Hi, the question is: in each reaction, identify what have been oxidised and reduced.
The equation is: 2Al + 3H2SO4 ---> Al2(SO4)3 + 3H2
I am confused about the Al2(SO4)3 I know what oxides and reductions us I just don't understant how Al2(SO4)3 balances out to O with the oxidation numbers. Please help!!!
Sulfuric acid exists in solution as H⁺ and HSO₄⁻ ions, but both react with Al metal to produce Al⁺³ ions and SO₄⁻² ions. The most accurate representation of what's going on is:
2Al(s) + 3H⁺ + 3HSO₄⁻ --> 3H₂(g) + 2Al⁺³ + 6SO₄⁻²
or as ...
2Al(s) + 3H₂SO₄(aq) --> 3H₂(g) + Al₂(SO₄)₃(aq)
Make that 6SO₄⁻² a 3SO₄⁻²
Thank you very much :)
To identify what has been oxidized and reduced in a reaction, it is necessary to assign oxidation numbers to each element in the reactants and products. The oxidation number is a way to keep track of the electrons gained or lost by an atom during a chemical reaction.
In the given equation: 2Al + 3H2SO4 ---> Al2(SO4)3 + 3H2
To determine the oxidation numbers, we need to know the rules:
1. The oxidation number of any uncombined element is zero.
2. The oxidation number of a monatomic ion is equal to its charge.

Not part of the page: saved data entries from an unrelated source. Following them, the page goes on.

template <typename T>
int run_wide(felics_ctx *ctx, Lane &l, uint8_t *d_out, uint64_t slot_stride) {
    const Geometry &g = l.g;
    const size_t nsamples = (size_t)g.nplanes * g.npix;
    const WideSizes z = wide_sizes(g);
    int rc;
    for (int i = 0; i < 2; i++)
        if ((rc = reserve(ctx, l.wrecs[i], z.rec_bytes)) != 0) return rc;
    if ((rc = reserve(ctx, l.wtile_cnt, z.tile_cnt_bytes)) != 0) return rc;
    if ((rc = reserve(ctx, l.wmeta, z.meta_bytes)) != 0) return rc;
    if ((rc = reserve(ctx, l.whist, z.hist_bytes)) != 0) return rc;
    if ((rc = reserve(ctx, l.wdigtot, z.digtot_bytes)) != 0) return rc;
    if ((rc = reserve(ctx, l.heads, z.heads_bytes)) != 0) return rc;
    if ((rc = reserve(ctx, l.scalars, 64)) != 0) return rc;
    uint32_t lane_limit = wide_lane_limit(g);
    if (const char *e = getenv("FELICS_WIDE_LANE")) lane_limit = (uint32_t)std::max(0, atoi(e));
    const size_t nlong = wide_long_capacity(g, lane_limit);
    if ((rc = reserve(ctx, l.wlong, nlong * (8 + 64) + 64)) != 0) return rc;
    if ((rc = reserve(ctx, l.k_map, nsamples + STAGE_PAD)) != 0) return rc;
    if ((rc = reserve(ctx, l.group_bits, (size_t)g.nplanes * g.pack_tiles * PACK_THREADS * sizeof(group_bits_t<T>))) != 0) return rc;
    if ((rc = reserve(ctx, l.tile_bits, (size_t)g.nplanes * g.pack_tiles * 4)) != 0) return rc;
    if ((rc = reserve(ctx, l.tile_bitoff, (size_t)g.nplanes * g.pack_tiles * 8)) != 0) return rc;
    if ((rc = reserve(ctx, l.plane_sums, (size_t)g.nplanes * 16)) != 0) return rc;
    if ((rc = reserve(ctx, l.image_bytes, (size_t)g.nimages * 8)) != 0) return rc;
    if ((rc = reserve(ctx, l.image_off, (size_t)(g.nimages + 1) * 8)) != 0) return rc;
    const size_t hs = (size_t)g.nimages * 2 + 1;
    if (hs > l.h_sizes_cap) {
        if (l.h_sizes) HIP_TRY(ctx, hipHostFree(l.h_sizes));
        l.h_sizes = nullptr;
        HIP_TRY(ctx, hipHostMalloc((void **)&l.h_sizes, hs * 8 + 64, hipHostMallocDefault));
        l.h_sizes_cap = hs;
    }
    hipStream_t s = l.stream;
    const T *d_planes = (const T *)l.d_planes;
    auto *plane_carry = (uint64_t *)l.plane_sums.p;
    auto *plane_base = plane_carry + g.nplanes;
    auto *nheads = (uint32_t *)l.scalars.p;
    if (ctx->poison) {
        DevBuf *bufs[] = {&l.wrecs[0], &l.wrecs[1], &l.wtile_cnt, &l.wmeta, &l.whist, &l.heads, &l.k_map,
                          &l.group_bits, &l.tile_bits, &l.tile_bitoff};
        for (DevBuf *b : bufs) HIP_TRY(ctx, hipMemsetAsync(b->p, 0xA5, b->cap, s));
    }
    {
        StageTimer t(ctx, l, ST_WIDE_KEYS, s);
        launch_wide_events<T>(s, d_planes, (uint32_t *)l.wtile_cnt.p, (uint32_t *)l.wmeta.p, (uint64_t *)l.wrecs[0].p, g);
    }
    {
        StageTimer t(ctx, l, ST_WIDE_SORT, s);
        launch_wide_sort(s, (uint64_t *)l.wrecs[0].p, (uint64_t *)l.wrecs[1].p, (const uint32_t *)l.wmeta.p, (uint32_t *)l.whist.p,
                         (uint32_t *)l.wdigtot.p, g);
    }
    {
        StageTimer t(ctx, l, ST_WIDE_CHAINS, s);
        HIP_TRY(ctx, hipMemsetAsync(nheads, 0, 8, s));
        launch_wide_chains(s, (const uint64_t *)l.wrecs[0].p, (const uint32_t *)l.wmeta.p, (uint64_t *)l.heads.p, nheads,
                           (uint8_t *)l.k_map.p, g, lane_limit, (uint64_t *)l.wlong.p, (uint32_t *)((uint64_t *)l.wlong.p + nlong));
    }
    HIP_TRY(ctx, hipMemsetAsync(plane_carry, 0, (size_t)g.nplanes * 16, s));
    {
        StageTimer t(ctx, l, ST_LENGTHS, s, true);
        launch_lengths<T>(s, d_planes, (const uint8_t *)l.k_map.p, (group_bits_t<T> *)l.group_bits.p,
                          (uint32_t *)l.tile_bits.p, g, 0, g.pack_tiles);
    }
    {
        StageTimer t(ctx, l, ST_BITSCAN, s);
        launch_bitscan_slice(s, (const uint32_t *)l.tile_bits.p, (uint64_t *)l.tile_bitoff.p, plane_carry, g, 0,
                             g.pack_tiles);
        launch_finish_sizes(s, plane_carry, plane_base, (uint64_t *)l.image_bytes.p, g);
    }
    if (slot_stride != 0) {
        {
            StageTimer t(ctx, l, ST_ZERO, s);
            launch_zero_edges(s, d_out, nullptr, slot_stride, (const uint64_t *)l.tile_bitoff.p,
                              (const uint32_t *)l.tile_bits.p, plane_base, g, 0, g.pack_tiles);
        }
        {
            StageTimer t(ctx, l, ST_PACK, s, true);
            launch_pack<T>(s, d_planes, (const uint8_t *)l.k_map.p, (const group_bits_t<T> *)l.group_bits.p,
                           (const uint64_t *)l.tile_bitoff.p, (const uint32_t *)l.tile_bits.p, plane_base, nullptr,
                           slot_stride, d_out, g, 0, g.pack_tiles);
        }
    }
    HIP_TRY(ctx, hipGetLastError());
    HIP_TRY(ctx, hipMemcpyAsync(l.h_sizes, l.image_bytes.p, (size_t)g.nimages * 8, hipMemcpyDeviceToHost, s));
    HIP_TRY(ctx, hipEventRecord(l.sized, s));
    if (ctx->profiling) HIP_TRY(ctx, hipEventRecord(l.span_end, s));
    return FELICS_OK;
}

template <typename T>
int pack_exact(felics_ctx *ctx, Lane &l, uint8_t *d_out) {
    const Geometry &g = l.g;
    hipStream_t s = l.tail;
    auto *plane_base = (uint64_t *)l.plane_sums.p + g.nplanes;
    {
        StageTimer t(ctx, l, ST_ZERO, s);
        launch_zero_streams(s, (uint32_t *)d_out, (const uint64_t *)l.image_off.p, g);
    }
    {
        StageTimer t(ctx, l, ST_PACK, s, true);
        launch_pack<T>(s, (const T *)l.d_planes, (const uint8_t *)l.k_map.p, (const group_bits_t<T> *)l.group_bits.p,
                       (const uint64_t *)l.tile_bitoff.p, (const uint32_t *)l.tile_bits.p, plane_base,
                       (const uint64_t *)l.image_off.p, 0, d_out, g, 0, g.pack_tiles);
    }
    HIP_TRY(ctx, hipGetLastError());
    return FELICS_OK;
}

void collect_timing(felics_ctx *ctx, Lane &l) {
    if (!ctx->profiling) return;
    ctx->span_ms = 0.f;
    (void)hipEventElapsedTime(&ctx->span_ms, l.span_begin, l.span_end);
    for (int i = 0; i < ST_COUNT; i++) {
        ctx->stage_ms[i] = 0.f;
        ctx->stage_launches[i] = 0;
        for (int k = 0; k < l.ev_used[i]; k++) {
            float ms = 0.f;
            if (hipEventElapsedTime(&ms, l.ev[i][k][0], l.ev[i][k][1]) == hipSuccess) {
                ctx->stage_ms[i] += ms;
                ctx->stage_launches[i]++;
            }
        }
    }
}

size_t max_images_per_pass(uint64_t npix, uint32_t planes, int depth) {
    const uint64_t per_image = npix * planes;
    if (per_image == 0) return SIZE_MAX;
    if (const char *e = getenv("FELICS_TEST_PASS_IMAGES"))
        return (size_t)std::max(1, atoi(e));
    if (depth == FELICS_DEPTH_16) {
        constexpr uint64_t WIDE_MAX_PLANES = 1u << 16;
        return (size_t)std::max<uint64_t>(1, std::min<uint64_t>(0x40000000ull / per_image, WIDE_MAX_PLANES / planes));
    }
    const uint64_t tiles = (npix + SORT_TILE - 1) / SORT_TILE;
    const uint64_t rec_per_image = tiles * planes * (tile_cap_max(NCTX, (uint32_t)std::min<uint64_t>(npix, SORT_TILE)) / REC);
    const uint64_t chains_per_image = (uint64_t)planes * (planes == 3 ? nctx_of<int16_t>() : nctx_of<uint8_t>());
    return (size_t)std::max<uint64_t>(
        1, std::min<uint64_t>({0xE0000000ull / per_image, 0xE0000000ull / rec_per_image, PASS_MAX_CHAINS / chains_per_image}));
}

3. In most compounds, oxygen has an oxidation number of -2.
4. Hydrogen usually has an oxidation number of +1 when combined with non-metals.
5. The sum of oxidation numbers in a compound or polyatomic ion is equal to its charge.
Let's assign the oxidation numbers:
For 2Al: Since it is an uncombined element, its oxidation number is zero.
For 3H2SO4:
- Oxygen is usually -2, and there are four oxygen atoms, so the total oxidation number from oxygen is -8.
- Hydrogen usually has an oxidation number of +1 when combined with non-metals, and there are six hydrogen atoms, so the total oxidation number from hydrogen is +6.
- Sulfur is an unknown oxidation number.
Adding the oxidation numbers from oxygen and hydrogen gives us a total of -8 + 6 = -2. For the compound H2SO4 to be neutral (since it's not an ion), the total must be zero. So the oxidation number of sulfur must be +6.
For Al2(SO4)3:
- The oxidation numbers for oxygen and hydrogen remain the same as before: oxygen is -2, hydrogen is +1.
- The overall charge of Al2(SO4)3 is zero since it's not an ion.
- Since there are three SO4 groups, the total oxidation number from sulfur is (3 x -2) = -6.
- To make the compound neutral, the two aluminum atoms must collectively have an oxidation number of +6.
Therefore, the aluminum atoms are oxidized from an oxidation state of zero in Al to +6 in Al2(SO4)3, and the sulfur atoms in SO4 are reduced from +6 to -2 in Al2(SO4)3.
I hope this explanation helps you understand how to balance the oxidation numbers in the given equation.